We could build high-end project management charts that map every dependency between every task. But we want Basecamp to help you make sure key things don’t slip through the cracks. We’d rather make sure you don’t forget something than help you plan to the millimeter.


You can store anything you want in Basecamp. But it’s going to work best if you use it to share and discuss read-only, flat rendered files. Screenshots, PDFs, proofs of copy, video edit #23, etc. Other tools are better for the constant churn of uploading/download or opening/saving that happens with an original PSD file.

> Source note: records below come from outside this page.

template <int CT, int MODE, bool WIDE>
__global__ __launch_bounds__(64 * XL_NW_MAX) __attribute__((amdgpu_num_sgpr(96))) void xl_fir_kernel(const XlFirArgs a) {
  extern __shared__ __attribute__((aligned(16))) v2f xl_win[];
  const uint32_t OT = a.ota;

  if (blockIdx.x < a.nco_blocks) {
    if (((a.flags >> 4) & 3u) == 3u) __builtin_amdgcn_s_setprio(3);
    else if (((a.flags >> 4) & 3u) == 2u) __builtin_amdgcn_s_setprio(2);
    else if (((a.flags >> 4) & 3u) == 1u) __builtin_amdgcn_s_setprio(1);
    const uint32_t nwave = threadIdx.x >> 6, nlane = threadIdx.x & 63u;
    if (nwave < a.nco_wpw && nlane < XL_NCO_LANES) {
      const unsigned long long t0 = a.trace ? wall_clock64() : 0ull;
      const uint32_t c = (blockIdx.x * a.nco_wpw + nwave) * XL_NCO_LANES + nlane;
      if (c < a.nco_nclients) {
        const XlNcoClient k = a.nco_clients[c];
        const XlBnd bnd = xl_nco_bnd(k, xl_grid_next(a.pos), 0xFFFFFFFFu);
        xl_nco_client_chain<false>(k, bnd, 0u, bnd.K, a.nco_state_in, a.nco_state_out, a.nco_tab);
      }
      if (a.trace && nlane == 0) {
        unsigned long long *tn = a.trace + ((size_t)blockIdx.x * XL_NW_MAX + nwave) * 6;
        tn[0] = t0;
        tn[3] = wall_clock64();
        tn[4] = __builtin_amdgcn_s_getreg((4 << 0) | (0 << 6) | (31 << 11));
        tn[5] = __builtin_amdgcn_s_getreg((20 << 0) | (0 << 6) | (31 << 11));
      }
    }
    return;
  }

  if (!(a.flags & 2u)) __builtin_amdgcn_s_setprio(3);
  const uint32_t b = blockIdx.x - a.nco_blocks;
  const unsigned long long t_entry = a.trace ? wall_clock64() : 0ull;

  const uint32_t roll_blocks = gridDim.x - a.nco_blocks < XL_ROLL_BLOCKS ? gridDim.x - a.nco_blocks : XL_ROLL_BLOCKS;
  if (a.hist_out != nullptr && b < roll_blocks) {
    const uint16_t *__restrict__ h0 = reinterpret_cast<const uint16_t *>(a.in0);
    const uint16_t *__restrict__ h1 = reinterpret_cast<const uint16_t *>(a.in1);
    uint16_t *__restrict__ ho = reinterpret_cast<uint16_t *>(a.hist_out);
    const uint32_t hu = a.hist_units, nu = a.block_units;
    for (uint32_t j = b * blockDim.x + threadIdx.x; j < hu; j += roll_blocks * blockDim.x) {
      const uint32_t sidx = nu + j;
      ho[j] = (sidx < hu) ? h0[sidx] : h1[sidx - hu];
    }
  }
  const uint32_t xcd = b & 7u, idx = b >> 3;
  const uint32_t total = a.ngroups * a.xtiles;
  const uint32_t per = total >> 3, extra = total & 7u;
  const uint32_t len = per + (xcd < extra ? 1u : 0u);
  if (idx >= len) return;
  const uint32_t wi = xcd * per + (xcd < extra ? xcd : extra) + idx;
  const uint32_t y = wi / a.xtiles;
  const uint32_t x = wi - y * a.xtiles;
  if (y >= a.ngroups) return;

  const cu32_p g = (cu32_p)(uintptr_t)(a.groups + y);
  const uint32_t D = g[0], Tpad = g[2], ntiles = g[4];
  const XlDyn d = a.explicit_dyn ? a.dyn1 : xl_grid_dyn(D, g[1], g[3], g[7], a.pos);
  const uint32_t K = d.K;
  const bool live = x * OT < K;
  if (!live && a.nco_lanes == 0u) return;

  const uint32_t w = __builtin_amdgcn_readfirstlane(threadIdx.x >> 6);
  v2f phs[CT];
#pragma unroll
  for (int c = 0; c < CT; ++c) phs[c] = (v2f){1.0f, 0.0f};
  if (live) {
    if (w < ntiles) {
      constexpr uint32_t G = 64u / XL_PH_STRIDE;
      const uint32_t lane = threadIdx.x & 63u;
      v2f *__restrict__ pl = xl_win + w * (CT * 64u);
      const uint32_t *__restrict__ tg = reinterpret_cast<const uint32_t *>(a.groups + y) + 8u + w * XL_TILE_DWORDS;
      const uint32_t c = lane / G, e = lane % G;
      const uint32_t m0 = x * OT + e * XL_PH_STRIDE;
      if (c < tg[1] && e * XL_PH_STRIDE < OT && m0 < K) {
        const uint32_t off = tg[2 + c];
        const float2 ci = reinterpret_cast<const float2 *>(tg + 2 + XL_CT_MAX)[c];
        const uint32_t left = K - m0, span = OT < XL_PH_STRIDE ? OT : XL_PH_STRIDE;
        XlBnd bnd;
        bnd.j0 = d.j0, bnd.D = D, bnd.S = a.pos.S, bnd.G = a.explicit_dyn ? 1u : a.pos.G, bnd.K = K, bnd.flags = a.pos.pad;
        v2f *__restrict__ dst = pl + c * 64u + e * XL_PH_STRIDE;
        xl_phase_walk((reinterpret_cast<const v2f *>(a.phtab) + (off >> XL_PH_SHIFT))[m0 >> XL_PH_SHIFT], m0,
                      left < span ? left : span, (v2f){ci.x, ci.y}, bnd, [&](uint32_t i, v2f ph) { dst[i] = ph; });
      }
      __builtin_amdgcn_wave_barrier();
#pragma unroll
      for (int cc = 0; cc < CT; ++cc) phs[cc] = pl[cc * 64u + lane];
    }
    __syncthreads();

    const uint32_t win0 = d.base + x * OT * D;
    const uint32_t wlen = (OT - 1u) * D + Tpad;
    if (a.fmt == XLF_CU8) xl_stage_window<XLF_CU8>(a, d.zero_below, win0, wlen, xl_win);
    else if (a.fmt == XLF_CS8) xl_stage_window<XLF_CS8>(a, d.zero_below, win0, wlen, xl_win);
    else if (a.fmt == XLF_CS16) xl_stage_window<XLF_CS16>(a, d.zero_below, win0, wlen, xl_win);
    else xl_stage_window<XLF_CF32>(a, d.zero_below, win0, wlen, xl_win);
  }
  __syncthreads();

  if (w >= ntiles) {
    const uint32_t nlane = threadIdx.x & 63u;
    const uint32_t slot = (g[6] + (w - ntiles)) * a.xtiles + x;
    if (a.nco_lanes != 0u && slot < a.nco_slots && nlane < a.nco_lanes) {
      __builtin_amdgcn_s_setprio(3);
      const unsigned long long t0 = a.trace ? wall_clock64() : 0ull;
      const uint32_t c = slot * a.nco_lanes + nlane;
      if (c < a.nco_nclients) {
        const XlNcoClient k = a.nco_clients[c];
        const XlBnd bnd = xl_nco_bnd(k, xl_grid_next(a.pos), 0xFFFFFFFFu);
        xl_nco_client_chain<false>(k, bnd, 0u, bnd.K, a.nco_state_in, a.nco_state_out, a.nco_tab);
      }
      if (a.trace && nlane == 0) {
        unsigned long long *tn = a.trace + ((size_t)blockIdx.x * XL_NW_MAX + w) * 6;
        tn[0] = t0;
        tn[3] = wall_clock64();
        tn[4] = __builtin_amdgcn_s_getreg((4 << 0) | (0 << 6) | (31 << 11));
        tn[5] = __builtin_amdgcn_s_getreg((20 << 0) | (0 << 6) | (31 << 11));
      }
    }
    return;
  }
  if (!live) return;
  const uint32_t lane = threadIdx.x & 63u;
  unsigned long long *tr = a.trace ? a.trace + ((size_t)blockIdx.x * XL_NW_MAX + w) * 6 : nullptr;
  if (tr && lane == 0) {
    tr[0] = t_entry;
    tr[1] = wall_clock64();
    tr[4] = __builtin_amdgcn_s_getreg((4 << 0) | (0 << 6) | (31 << 11));
    tr[5] = __builtin_amdgcn_s_getreg((20 << 0) | (0 << 6) | (31 << 11));
  }
  const cu32_p t = g + 8 + w * XL_TILE_DWORDS;
  const uint32_t ncl = t[1];
  const cfloat_p tp = (cfloat_p)(uintptr_t)(a.taps + t[0]);

  XlAcc<MODE> acc[CT];
#pragma unroll
  for (int c = 0; c < CT; ++c) acc[c].clear();

  constexpr int STEP = (CT == 9 || CT == 10) ? 6 : 4;
  const v2f *lp = xl_win + (lane >= OT ? 0u : lane) * D;
#define XL_TAP_LOOP(I0, I1)                                                                       \
  for (uint32_t i = (I0); i < (I1); i += STEP) {                                                  \
    v2f xs[STEP];                                                                                 \
    if (WIDE) {                                                                                   \
      _Pragma("unroll") for (int u = 0; u < STEP; u += 2) {                                       \
        const v4f q = *reinterpret_cast<const v4f *>(lp + i + u);                                 \
        xs[u] = (v2f){q.x, q.y};                                                                  \
        xs[u + 1] = (v2f){q.z, q.w};                                                              \
      }                                                                                           \
    } else {                                                                                      \
      _Pragma("unroll") for (int u = 0; u < STEP; ++u) xs[u] = lp[i + u];                         \
    }                                                                                             \
    const cfloat_p tq = tp + (size_t)i * (2 * CT);                                                \
    _Pragma("unroll") for (int u = 0; u < STEP; ++u) {                                            \
      _Pragma("unroll") for (int c = 0; c < CT; ++c)                                              \
        acc[c].mac(xs[u], tq[(u * CT + c) * 2], tq[(u * CT + c) * 2 + 1]);                        \
    }                                                                                             \
  }
  if (a.flags & 2u) {
    XL_TAP_LOOP(0u, Tpad)
  } else {
    const uint32_t steps = Tpad / STEP;
    const uint32_t b1 = steps / 2, b2 = (7 * steps) / 8;
    const uint32_t e1 = b1 * STEP < Tpad ? b1 * STEP : Tpad;
    const uint32_t e2 = b2 * STEP < Tpad ? b2 * STEP : Tpad;
    __builtin_amdgcn_s_setprio(2);
    XL_TAP_LOOP(0u, e1)
    __builtin_amdgcn_s_setprio(1);
    XL_TAP_LOOP(e1, e2)
    __builtin_amdgcn_s_setprio(0);
    XL_TAP_LOOP(e2, Tpad)
    __builtin_amdgcn_s_setprio(3);
  }
#undef XL_TAP_LOOP

  if (tr && lane == 0) tr[2] = wall_clock64();
  v2f *__restrict__ out = reinterpret_cast<v2f *>(a.out);
  {
    const uint32_t m = x * OT + lane;
    if (m < K && lane < OT) {
#pragma unroll
      for (int c = 0; c < CT; ++c) {
        if ((uint32_t)c < ncl) out[t[2 + c] + m] = xl_rotate<MODE>(acc[c].value(), phs[c]);
      }
    }
  }
  if (tr && lane == 0) {
    __builtin_amdgcn_s_waitcnt(0);
    tr[3] = wall_clock64();
  }
}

We could build custom features that let you tune Basecamp to your exact workflow. But then you’d have to learn how to configure it, navigate all the options and setup flows, and train your team on the inevitably complicated UI. Instead we try to be more like Post-It notes. Something anybody can understand because they don’t have time to learn and set up a more complicated system.

Colors in the ocean

The book Blue Ocean Strategy captures this notion well. The trade-offs you make and the features you integrate position you differently relative to other offerings and hiring situations. With the space of trade-offs in mind, you can visualize how some areas are more attractive than others depending on who else is there. The authors talk about “red oceans” where competitors make similar trade-offs and “blue oceans” where there’s space for something new.

Red and blue “oceans” — positions you want to target or avoid

Communicating with your team

In this year’s strategy retrospective we used an informal table to remind ourselves of how we want to make trade-offs going into 2017.

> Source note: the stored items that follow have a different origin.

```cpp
#ifdef NMPC_STAMPS
extern "C" int nmpc_debug_stamps_c1(unsigned long long* host)
{
    return hipMemcpyFromSymbol(host, HIP_SYMBOL(g_stamps_c1), sizeof(g_stamps_c1), 0, hipMemcpyDeviceToHost) == hipSuccess ? 0 : -2;
}
extern "C" int nmpc_debug_stamps_pa(unsigned long long* host)
{
    return hipMemcpyFromSymbol(host, HIP_SYMBOL(g_stamps_pa), sizeof(g_stamps_pa), 0, hipMemcpyDeviceToHost) == hipSuccess ? 0 : -2;
}
extern "C" int nmpc_debug_stamps_p1(unsigned long long* host)
{
    return hipMemcpyFromSymbol(host, HIP_SYMBOL(g_stamps_p1), sizeof(g_stamps_p1), 0, hipMemcpyDeviceToHost) == hipSuccess ? 0 : -2;
}
extern "C" int nmpc_debug_stamps(unsigned long long* host, int n)
{
    const size_t bytes = sizeof(unsigned long long) * (size_t)n;
    if (bytes > sizeof(g_stamps)) return -1;
    return hipMemcpyFromSymbol(host, HIP_SYMBOL(g_stamps), bytes, 0, hipMemcpyDeviceToHost) == hipSuccess ? 0 : -2;
}
#endif

}
```

Baseline: 4.363 million SQP-RTI iterations/sec.

## Peel first and tail stages of Riccati sweeps to drop per-stage boundary checks

Restructures the record-prefetching sweep into a peeled first stage, a steady-state loop with no boundary tests (stage kind known at compile time), and a peeled tail. Boundary predicates like k==N or k<N become compile-time constants in the mid loop, with sched_barriers placed between stages. It also rewrites some multiply-add pairs into explicit fma form. This removes per-stage index clamping and branching in the hot backward and forward sweeps, at the cost of more code size and instruction-cache pressure, and the fma regrouping slightly changes float rounding.

```diff
diff --git a/nmpc_nav_control_amd/csrc/sqp_rti_team.hip b/nmpc_nav_control_amd/csrc/sqp_rti_team.hip
--- a/nmpc_nav_control_amd/csrc/sqp_rti_team.hip
+++ b/nmpc_nav_control_amd/csrc/sqp_rti_team.hip
@@ -2,6 +2,7 @@
 #include "team_common.hpp"
 #include "sqp_steps.hpp"
 #include "path_march.hpp"
+#include "sweep_plan.hpp"
 
 namespace nmpc {
 
@@ -52,6 +53,42 @@
 #else
 constexpr int kStampItsC = 0;
 #endif
+
+constexpr int kStAny = 0, kStFirst = 1, kStMid = 2, kStRest = 3, kStBoth = 4;
+template <int EK, bool BACK>
+__device__ __forceinline__ bool at_top(int k, int N)
+{
+    if constexpr (EK == kStMid) return false;
+    else if constexpr (EK == kStFirst) return BACK;
+    else if constexpr (EK == kStRest && BACK) return false;
+    else return k == N;
+}
+template <int EK, bool BACK>
+__device__ __forceinline__ bool at_zero(int k)
+{
+    if constexpr (EK == kStMid) return false;
+    else if constexpr (EK == kStFirst) return !BACK;
+    else if constexpr (EK == kStRest && !BACK) return false;
+    else return k == 0;
+}
+template <int EK, bool BACK>
+__device__ __forceinline__ bool below_top(int k, int N)
+{
+    if constexpr (EK == kStAny) return k < N;
+    else return !at_top<EK, BACK>(k, N);
+}
+template <int EK, bool BACK>
+__device__ __forceinline__ bool past_zero(int k)
+{
+    if constexpr (EK == kStAny) return k >= 1;
+    else return !at_zero<EK, BACK>(k);
+}
+__device__ __forceinline__ float fma_ab_cd(float a, float b, float c, float d) { return __builtin_fmaf(a, b, c * d); }
+#define NMPC_STR_(x) #x
+#define NMPC_STR(x) NMPC_STR_(x)
+constexpr bool kSweepGeneric = sizeof(NMPC_STR(NMPC_SWEEP_GENERIC)) != sizeof("NMPC_SWEEP_GENERIC");
+#undef NMPC_STR
+#undef NMPC_STR_
 
 __device__ float g_zero4[4];
 __device__ __attribute__((aligned(16))) float g_rec_sentinel[8] = {kFar, kFar, 0.0f, 0.0f, -kFar, kFar, 0.0f, 0.0f};
@@ -404,64 +441,109 @@
     const float inv_m2 = 0.5f / (float)m;
     sum_c0 = row_sum16(lv ? sum_c0 : 0.0f);
 
-    auto p1_load = [&](int kk, float (&v)[RS]) {
-        if constexpr (SPL) split_load<R, R::P1L0, R::P1L1, RS>(pc0 + (size_t)kk * R::CS, pb0 + (size_t)kk * kb, v);
-        else rec_load_range<R::P1L0, R::P1L1, RS, QM>(tbase + (size_t)kk * KS, v);
-        v[R::DZ] = dzbase[(size_t)kk * 16];
-    };
-    auto sweep = [&](int k0, int k1, int dir, bool ld, auto&& body) {
-        const int sd = ld ? dir : 0;
-        int kp = k0;
-        float ra[RS], rb[RS];
-        p1_load(kp, ra);
-        for (int k = k0;; k += 2 * dir) {
-            const int kp1 = (k == k1) ? kp : kp + sd;
-            p1_load(kp1, rb);
-            body(k, ra);
-            if (k == k1) break;
-            const int kp2 = (k + dir == k1) ? kp1 : kp1 + sd;
-            p1_load(kp2, ra);
-            body(k + dir, rb);
-            if (k + dir == k1) break;
-            kp = kp2;
-        }
-    };
-    auto sweepd = [&](auto dc, auto f0c, auto fc, int k0, int k1, int dir, bool ld, auto&& body) {
+    auto sweepd = [&](auto dc, auto f0c, auto fc, auto backc, bool ld, auto&& body) {
         constexpr int D = decltype(dc)::value;
         constexpr int F0 = decltype(f0c)::value, F = decltype(fc)::value;
+        constexpr bool BACK = decltype(backc)::value;
+        constexpr int dir = BACK ? -1 : 1;
+        static_assert(D >= 2, "at least two record buffers");
+        const int k0 = BACK ? N : 0, k1 = BACK ? 0 : N;
         const int sd = ld ? dir : 0;
         float buf[D][RS];
-        int kp = k0;
-        int kl = k0;
         auto load = [&](int kk, float (&v)[RS]) {
             if constexpr (SPL) split_load<R, F0, F, RS>(pc0 + (size_t)kk * R::CS, pb0 + (size_t)kk * kb, v);
             else rec_load_range<F0, F, RS, QM>(tbase + (size_t)kk * KS, v);
             if constexpr (F == R::P1L1) v[R::DZ] = dzbase[(size_t)kk * 16];
         };
-        load(kp, buf[0]);
-        sfor<1, D>([&](auto ic) {
-            constexpr int i = decltype(ic)::value;
-            kp = (kl == k1) ? kp : kp + sd;
-            kl = (kl == k1) ? kl : kl + dir;
-            load(kp, buf[i]);
-        });
-        for (int k = k0;; k += D * dir) {
+        if constexpr (kSweepGeneric) {
+            constexpr std::integral_constant<int, kStAny> any{};
+            if constexpr (D == 2) {
+                int kp = k0;
+                load(kp, buf[0]);
+                for (int k = k0;; k += 2 * dir) {
+                    const int kp1 = (k == k1) ? kp : kp + sd;
+                    load(kp1, buf[1]);
+                    body(any, k, buf[0]);
+                    if (k == k1) break;
+                    const int kp2 = (k + dir == k1) ? kp1 : kp1 + sd;
+                    load(kp2, buf[0]);
+                    body(any, k + dir, buf[1]);
+                    if (k + dir == k1) break;
+                    kp = kp2;
+                }
+                return;
+            }
+            int kp = k0;
+            int kl = k0;
+            load(kp, buf[0]);
+            sfor<1, D>([&](auto ic) {
+                constexpr int i = decltype(ic)::value;
+                kp = (kl == k1) ? kp : kp + sd;
+                kl = (kl == k1) ? kl : kl + dir;
+                load(kp, buf[i]);
+            });
+            for (int k = k0;; k += D * dir) {
+                bool stop = false;
+                sfor<0, D>([&](auto ic) {
+                    constexpr int i = decltype(ic)::value;
+                    if (stop) return;
+                    body(std::integral_constant<int, kStAny>{}, k + i * dir, buf[i]);
+                    if (k + i * dir == k1) {
+                        stop = true;
+                        return;
+                    }
+                    kp = (kl == k1) ? kp : kp + sd;
+                    kl = (kl == k1) ? kl : kl + dir;
+                    load(kp, buf[i]);
+                });
+                if (stop) break;
+            }
+        } else {
+            int kp = k0;
+            load(kp, buf[0]);
+            sfor<1, D>([&](auto ic) {
+                constexpr int i = decltype(ic)::value;
+                kp += (i <= N) ? sd : 0;
+                load(kp, buf[i]);
+            });
+            body(std::integral_constant<int, kStFirst>{}, k0, buf[0]);
+            kp += (D <= N) ? sd : 0;
+            load(kp, buf[0]);
+            int k = k0 + dir;
+            const int T = sweep_full_trips(N, D);
+            asm volatile("; sweep: first stage done");
+            for (int t = 0; t < T; t++) {
+                sfor<0, D>([&](auto ic) {
+                    constexpr int i = decltype(ic)::value;
+                    constexpr int b = (i + 1) % D;
+                    __builtin_amdgcn_sched_barrier(0);
+                    body(std::integral_constant<int, kStMid>{}, k + i * dir, buf[b]);
+                    kp += sd;
+                    load(kp, buf[b]);
+                });
+                k += D * dir;
+            }
+            int jl = sweep_loaded_before_rest(N, D);
             bool stop = false;
-            sfor<0, D>([&](auto ic) {
+            sfor<0, sweep_rest_max(D)>([&](auto ic) {
                 constexpr int i = decltype(ic)::value;
+                constexpr int b = (i + 1) % D;
                 if (stop) return;
-                body(k + i * dir, buf[i]);
+                body(std::integral_constant<int, kStRest>{}, k + i * dir, buf[b]);
                 if (k + i * dir == k1) {
                     stop = true;
                     return;
                 }
-                kp = (kl == k1) ? kp : kp + sd;
-                kl = (kl == k1) ? kl : kl + dir;
-                load(kp, buf[i]);
+                if constexpr (sweep_rest_refills(i, D)) {
+                    kp = (jl == N) ? kp : kp + sd;
+                    jl = (jl == N) ? jl : jl + 1;
+                    load(kp, buf[b]);
+                }
             });
-            if (stop) break;
         }
     };
+    constexpr std::integral_constant<bool, true> kBackward{};
+    constexpr std::integral_constant<bool, false> kForward{};
     int status = 0, it_done = 0;
     bool done = false;
     float exit_res[3] = {0.0f, 0.0f, 0.0f};
@@ -477,15 +559,14 @@
         bool fail = false;
         const bool act = lv && !done;
         const float a_upd = (it > 0 && !done) ? alpha : 0.0f;
-#if P1_D > 2
         sweepd(std::integral_constant<int, P1_D>{}, std::integral_constant<int, R::P1L0>{},
-               std::integral_constant<int, R::P1L1>{}, N, 0, -1, act, [&](int k, float (&rc)[RS]) {
-#else
-        sweep(N, 0, -1, act, [&](int k, float (&rc)[RS]) {
-#endif
+               std::integral_constant<int, R::P1L1>{}, kBackward, act, [&](auto ekc, int k, float (&rc)[RS]) {
+            constexpr int ekv = decltype(ekc)::value;
+            constexpr int ek = ekv == kStRest ? kStBoth : ekv;
+            const bool kN = at_top<ek, true>(k, N), ltN = below_top<ek, true>(k, N);
             STAMPF(0);
-            const bool vu = is_u && k < N;
-            const bool vx = is_x && k >= 1;
+            const bool vu = is_u && ltN;
+            const bool vx = is_x && past_zero<ek, true>(k);
             const bool valid = vu || vx;
             const bool bnd = valid && has_b;
             float z = rc[R::Z];
@@ -517,18 +598,18 @@
             const float rl = z - lb - tl, rr = ubd - z - tu;
             const float itl = frcp(tl), itu = frcp(tu);
             res_ineq = fmaxf(res_ineq, fmaxf(fabsf(rl), fabsf(rr)));
-            sum_c += ll * tl + lu * tu;
+            sum_c += fma_ab_cd(ll, tl, lu, tu);
             max_c = fmaxf(max_c, fmaxf(ll * tl, lu * tu));
             lam_max = fmaxf(lam_max, fmaxf(ll, lu));
             const float lamdiff = ll - lu;
-            const float sig = ll * itl + lu * itu;
+            const float sig = fma_ab_cd(ll, itl, lu, itu);
             const float gh = SD ? ll * rl * itl + ll - lu * rr * itu - lu - tg_rhs * itl + tg_rhs * itu
                                 : ll * rl * itl + ll - lu * rr * itu - lu;
             STAMPF(1);
             float Gc[NX];
             stage_column<M, R::GV>(rc, gcol, Gc);
-            const float cpi = (k < N) ? dot_x<NX, NU>(0.0f, piv, Gc) : 0.0f;
-            const float hz = ((k < N) ? h_stage : we_lane) * z;
+            const float cpi = ltN ? dot_x<NX, NU>(0.0f, piv, Gc) : 0.0f;
+            const float hz = (ltN ? h_stage : we_lane) * z;
             const float g = rc[R::GR];
             const float base = hz + g - lamdiff + cpi;
             rc[R::RU] = base;
@@ -537,7 +618,7 @@
             const float ghat = valid ? (vu ? gh + base : gh) : 0.0f;
             const float pi_new = vx ? base : 0.0f;
             if (ghat != ghat || sig != sig) nanf_ = 1.0f;
-            if (k == N) {
+            if (kN) {
                 const double d = is_x ? (double)fmaxf(we_lane + sig, 0.0f) : 0.0;
 #pragma unroll
                 for (int j = 0; j < NV; j++) Lrow[j] = (is_x && j == r) ? d : 0.0;
@@ -676,8 +757,9 @@
             const bool ld = lv && run;
             if (!SD && pass > 0) {
                 float pvc = 0.0f;
-                sweepd(std::integral_constant<int, LIGHT_DC>{}, std::integral_constant<int, 0>{}, std::integral_constant<int, R::NB>{}, N, 0, -1, ld, [&](int k, float (&rc)[RS]) {
-                    const bool vu = is_u && k < N;
+                sweepd(std::integral_constant<int, LIGHT_DC>{}, std::integral_constant<int, 0>{}, std::integral_constant<int, R::NB>{}, kBackward, ld, [&](auto ekc, int k, float (&rc)[RS]) {
+                    const bool kN = at_top<decltype(ekc)::value, true>(k, N);
+                    const bool vu = is_u && below_top<decltype(ekc)::value, true>(k, N);
                     float ghat;
                     {
                         const float z = rc[R::Z];
@@ -689,7 +771,7 @@
                         ghat = -(tgl - ll * rl) * itl + ll + (tgu - lu * rr) * itu - lu;
                     }
                     ghat += vu ? rc[R::RU] : 0.0f;
-                    if (k == N) {
+                    if (kN) {
                         pvc = is_x ? ghat : 0.0f;
                     } else {
                         float Gc[NX];
@@ -715,18 +797,20 @@
             constexpr int kind = decltype(cc)::value;
             constexpr bool corr = kind != 0;
             float dxs = 0.0f;
-            sweepd(std::integral_constant<int, LIGHT_D>{}, std::integral_constant<int, 0>{}, std::integral_constant<int, R::NF>{}, 0, N, 1, ld, [&](int k, float (&rc)[RS]) {
-                const bool vu = is_u && k < N;
-                const bool vx = is_x && k >= 1;
+            sweepd(std::integral_constant<int, LIGHT_D>{}, std::integral_constant<int, 0>{}, std::integral_constant<int, R::NF>{}, kForward, ld, [&](auto ekc, int k, float (&rc)[RS]) {
+                constexpr int ek = decltype(ekc)::value;
+                const bool ltN = below_top<ek, false>(k, N), gt0 = past_zero<ek, false>(k);
+                const bool vu = is_u && ltN;
+                const bool vx = is_x && gt0;
                 const bool valid = vu || vx;
                 float du_all[NU];
 #pragma unroll
                 for (int q = 0; q < NU; q++) du_all[q] = 0.0f;
-                if (NU == 2 || k < N) {
+                if (NU == 2 || ltN) {
                     float w[NU];
                     sfor<0, NU>([&](auto qc) {
                         constexpr int q = decltype(qc)::value;
-                        w[q] = bc<q>(rc[R::LR]) + ((k > 0) ? row_sum16(is_x ? rc[R::LM + q] * dxs : 0.0f) : 0.0f);
+                        w[q] = bc<q>(rc[R::LR]) + (gt0 ? row_sum16(is_x ? rc[R::LM + q] * dxs : 0.0f) : 0.0f);
                     });
                     sfor<0, NU>([&](auto qqc) {
                         constexpr int q = NU - 1 - decltype(qqc)::value;
@@ -738,13 +822,13 @@
                         du_all[q] = sq * frcp(bc<q>(rc[R::LM + q]));
                     });
 #pragma unroll
-                    for (int q = 0; q < NU; q++) du_all[q] = (k < N) ? -du_all[q] : 0.0f;
+                    for (int q = 0; q < NU; q++) du_all[q] = ltN ? -du_all[q] : 0.0f;
                 }
                 float dz = 0.0f;
 #pragma unroll
                 for (int q = 0; q < NU; q++)
                     if (r == q) dz = du_all[q];
-                dz = is_x ? ((k >= 1) ? dxs : 0.0f) : dz;
+                dz = is_x ? (gt0 ? dxs : 0.0f) : dz;
                 {
                     const float z = rc[R::Z];
                     const float tl = rc[R::TL], tu = rc[R::TU], ll = rc[R::LL], lu = rc[R::LU];
@@ -765,12 +849,12 @@
                     amax = step_bound_r(amax, ll, d.dll);
                     amax = step_bound_r(amax, lu, d.dlu);
                     if (kind == 0) {
-                        s1 += ll * d.dtl + tl * d.dll + lu * d.dtu + tu * d.dlu;
-                        s2 += d.dll * d.dtl + d.dlu * d.dtu;
+                        s1 += fma_ab_cd(ll, d.dtl, tl, d.dll) + lu * d.dtu + tu * d.dlu;
+                        s2 += fma_ab_cd(d.dll, d.dtl, d.dlu, d.dtu);
                     } else if (kind == 2) {
                         const bool bnd = valid && has_b;
-                        s1 += bnd ? ll * d.dtl + tl * d.dll + lu * d.dtu + tu * d.dlu : 0.0f;
-                        s2 += bnd ? d.dll * d.dtl + d.dlu * d.dtu : 0.0f;
+                        s1 += bnd ? fma_ab_cd(ll, d.dtl, tl, d.dll) + lu * d.dtu + tu * d.dlu : 0.0f;
+                        s2 += bnd ? fma_ab_cd(d.dll, d.dtl, d.dlu, d.dtu) : 0.0f;
                     }
                 }
                 {
@@ -779,7 +863,7 @@
                     else
                         *((st && !SPL) ? tbase + (size_t)k * KS + rec_off<RS, QM>(R::DZA) : tdummy) = dz;
                 }
-                if (k < N) dxs = stage_dyn<M, R::GV>(lc, rc, valid ? dz : 0.0f, grow);
+                if (ltN) dxs = stage_dyn<M, R::GV>(lc, rc, valid ? dz : 0.0f, grow);
             });
             };
             if constexpr (SD) fwd(std::integral_constant<int, 2>{});
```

The “less about / more about” format is a quick way to stake out a position. No math class required.

Position, position, position

Without a clear point of view on what makes you different, it’s easy to wander. Especially in the software industry. New feature requests come in every day, and if you can’t say “no”, who knows where on the map you’ll land.

Like in real estate, it’s easy to repeat the mantra but hard to make the right bet. If you find it hard to clearly define where you belong in the market, you’re not alone. We struggled with it ourselves when Basecamp’s customer base grew into all kinds of industries and use cases. In our case, techniques like the “job to be done” interview technique that Bob Moesta and Chris Spiek teach at their “Switch” workshops were very helpful.

As Clay Christensen says, “questions create the space where answers can appear” — so at the very least, thinking about your product’s position can set you on the right path for gaining more clarity down the road.